⟨
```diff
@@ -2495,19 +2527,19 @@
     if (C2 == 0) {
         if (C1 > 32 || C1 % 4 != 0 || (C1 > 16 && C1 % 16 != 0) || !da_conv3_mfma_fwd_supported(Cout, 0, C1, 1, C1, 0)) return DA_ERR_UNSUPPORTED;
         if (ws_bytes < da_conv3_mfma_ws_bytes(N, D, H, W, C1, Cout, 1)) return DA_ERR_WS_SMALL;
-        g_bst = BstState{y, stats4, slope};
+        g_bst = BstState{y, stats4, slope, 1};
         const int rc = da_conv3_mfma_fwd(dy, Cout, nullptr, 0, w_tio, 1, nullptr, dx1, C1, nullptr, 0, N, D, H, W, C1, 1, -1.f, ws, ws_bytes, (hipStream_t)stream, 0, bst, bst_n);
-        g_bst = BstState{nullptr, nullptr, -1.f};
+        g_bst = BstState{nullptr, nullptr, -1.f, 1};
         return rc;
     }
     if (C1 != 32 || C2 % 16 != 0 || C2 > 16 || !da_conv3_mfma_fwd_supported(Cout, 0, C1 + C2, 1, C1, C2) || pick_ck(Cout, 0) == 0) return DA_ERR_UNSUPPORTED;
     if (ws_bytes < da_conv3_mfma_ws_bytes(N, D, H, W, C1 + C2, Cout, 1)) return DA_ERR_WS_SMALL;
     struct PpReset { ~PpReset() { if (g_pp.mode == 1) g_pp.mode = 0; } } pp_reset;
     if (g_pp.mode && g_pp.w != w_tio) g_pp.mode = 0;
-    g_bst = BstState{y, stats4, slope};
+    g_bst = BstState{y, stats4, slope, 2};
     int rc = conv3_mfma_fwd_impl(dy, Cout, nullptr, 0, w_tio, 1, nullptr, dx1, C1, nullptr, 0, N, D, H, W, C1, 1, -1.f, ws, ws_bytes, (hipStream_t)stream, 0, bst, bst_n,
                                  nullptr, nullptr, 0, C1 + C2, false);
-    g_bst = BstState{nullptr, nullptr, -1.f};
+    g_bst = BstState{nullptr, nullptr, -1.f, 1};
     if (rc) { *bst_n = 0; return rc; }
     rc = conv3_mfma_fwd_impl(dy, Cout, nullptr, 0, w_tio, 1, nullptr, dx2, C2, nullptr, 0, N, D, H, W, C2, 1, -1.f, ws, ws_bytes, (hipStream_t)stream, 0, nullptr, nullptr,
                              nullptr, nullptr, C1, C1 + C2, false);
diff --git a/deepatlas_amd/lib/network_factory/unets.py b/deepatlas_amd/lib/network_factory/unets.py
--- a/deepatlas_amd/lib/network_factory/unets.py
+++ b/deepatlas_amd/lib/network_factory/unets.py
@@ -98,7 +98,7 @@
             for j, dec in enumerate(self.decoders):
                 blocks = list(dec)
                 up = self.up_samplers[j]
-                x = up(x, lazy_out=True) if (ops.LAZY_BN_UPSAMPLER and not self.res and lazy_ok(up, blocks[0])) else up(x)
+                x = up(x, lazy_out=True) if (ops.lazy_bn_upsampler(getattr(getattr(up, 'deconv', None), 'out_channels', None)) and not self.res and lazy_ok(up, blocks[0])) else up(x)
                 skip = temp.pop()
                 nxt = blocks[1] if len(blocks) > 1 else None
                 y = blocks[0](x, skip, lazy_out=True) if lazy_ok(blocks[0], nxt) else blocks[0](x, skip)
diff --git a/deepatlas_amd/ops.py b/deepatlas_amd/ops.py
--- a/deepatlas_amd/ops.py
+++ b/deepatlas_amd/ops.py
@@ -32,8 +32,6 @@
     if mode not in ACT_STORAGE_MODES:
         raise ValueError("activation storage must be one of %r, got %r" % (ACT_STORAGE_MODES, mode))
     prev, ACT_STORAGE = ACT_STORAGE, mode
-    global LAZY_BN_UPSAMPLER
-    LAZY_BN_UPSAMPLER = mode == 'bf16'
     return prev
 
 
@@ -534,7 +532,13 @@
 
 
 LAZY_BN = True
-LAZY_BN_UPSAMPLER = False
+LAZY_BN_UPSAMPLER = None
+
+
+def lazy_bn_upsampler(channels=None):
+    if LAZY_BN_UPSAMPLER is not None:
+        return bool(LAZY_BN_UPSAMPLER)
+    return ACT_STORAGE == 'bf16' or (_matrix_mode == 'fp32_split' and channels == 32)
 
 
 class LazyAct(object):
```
⟩
⟨
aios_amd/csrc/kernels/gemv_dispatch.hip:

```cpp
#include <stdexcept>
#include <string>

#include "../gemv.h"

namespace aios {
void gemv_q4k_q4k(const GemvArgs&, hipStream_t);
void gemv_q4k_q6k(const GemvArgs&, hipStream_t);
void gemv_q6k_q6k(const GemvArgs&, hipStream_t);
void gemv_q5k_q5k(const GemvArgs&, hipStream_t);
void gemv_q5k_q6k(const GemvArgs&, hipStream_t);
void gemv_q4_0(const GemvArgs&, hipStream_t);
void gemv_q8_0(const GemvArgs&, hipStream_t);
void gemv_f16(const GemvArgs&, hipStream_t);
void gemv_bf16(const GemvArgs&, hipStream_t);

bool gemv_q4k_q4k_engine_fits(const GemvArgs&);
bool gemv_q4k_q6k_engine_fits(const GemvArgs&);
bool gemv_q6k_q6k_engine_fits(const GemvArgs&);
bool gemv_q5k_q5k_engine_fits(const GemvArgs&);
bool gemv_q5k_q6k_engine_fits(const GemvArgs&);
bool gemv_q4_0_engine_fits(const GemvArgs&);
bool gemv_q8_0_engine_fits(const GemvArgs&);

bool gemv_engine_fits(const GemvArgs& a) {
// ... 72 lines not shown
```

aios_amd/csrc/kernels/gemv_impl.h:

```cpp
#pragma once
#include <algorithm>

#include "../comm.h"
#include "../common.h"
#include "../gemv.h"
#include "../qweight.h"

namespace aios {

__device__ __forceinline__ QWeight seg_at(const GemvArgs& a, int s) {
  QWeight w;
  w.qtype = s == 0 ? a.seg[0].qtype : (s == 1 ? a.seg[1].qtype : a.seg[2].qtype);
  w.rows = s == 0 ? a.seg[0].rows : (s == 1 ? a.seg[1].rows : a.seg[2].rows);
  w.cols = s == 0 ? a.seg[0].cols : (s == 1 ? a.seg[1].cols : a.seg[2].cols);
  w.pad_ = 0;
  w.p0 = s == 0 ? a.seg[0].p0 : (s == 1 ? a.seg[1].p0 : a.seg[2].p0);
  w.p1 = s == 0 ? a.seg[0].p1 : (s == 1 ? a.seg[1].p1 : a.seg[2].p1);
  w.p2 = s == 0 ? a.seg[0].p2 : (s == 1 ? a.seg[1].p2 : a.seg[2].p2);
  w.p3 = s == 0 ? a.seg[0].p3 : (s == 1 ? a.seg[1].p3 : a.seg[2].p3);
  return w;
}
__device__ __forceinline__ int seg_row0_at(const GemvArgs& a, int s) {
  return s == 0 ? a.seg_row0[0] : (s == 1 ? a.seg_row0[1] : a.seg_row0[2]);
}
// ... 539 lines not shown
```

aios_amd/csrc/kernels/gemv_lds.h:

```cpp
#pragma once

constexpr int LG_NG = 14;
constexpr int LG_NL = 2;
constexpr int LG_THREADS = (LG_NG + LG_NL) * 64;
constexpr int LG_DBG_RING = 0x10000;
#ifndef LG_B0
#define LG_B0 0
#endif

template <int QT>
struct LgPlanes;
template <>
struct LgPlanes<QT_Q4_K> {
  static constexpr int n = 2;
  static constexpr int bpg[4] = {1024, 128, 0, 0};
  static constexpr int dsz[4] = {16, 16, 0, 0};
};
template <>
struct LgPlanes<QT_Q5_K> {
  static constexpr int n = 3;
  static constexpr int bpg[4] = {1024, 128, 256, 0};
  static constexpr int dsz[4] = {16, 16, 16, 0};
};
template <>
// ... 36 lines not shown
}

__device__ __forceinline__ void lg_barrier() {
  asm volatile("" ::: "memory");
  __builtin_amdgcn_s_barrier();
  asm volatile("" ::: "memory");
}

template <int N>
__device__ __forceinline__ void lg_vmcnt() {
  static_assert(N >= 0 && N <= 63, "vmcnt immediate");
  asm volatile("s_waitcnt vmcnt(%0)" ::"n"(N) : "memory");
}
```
⟩
== THE TASK ==
Would you please return all lines from the listing above that contain "LgPlanes"?

== ANSWER SPACE ==
struct LgPlanes;
struct LgPlanes<QT_Q4_K> {
struct LgPlanes<QT_Q5_K> {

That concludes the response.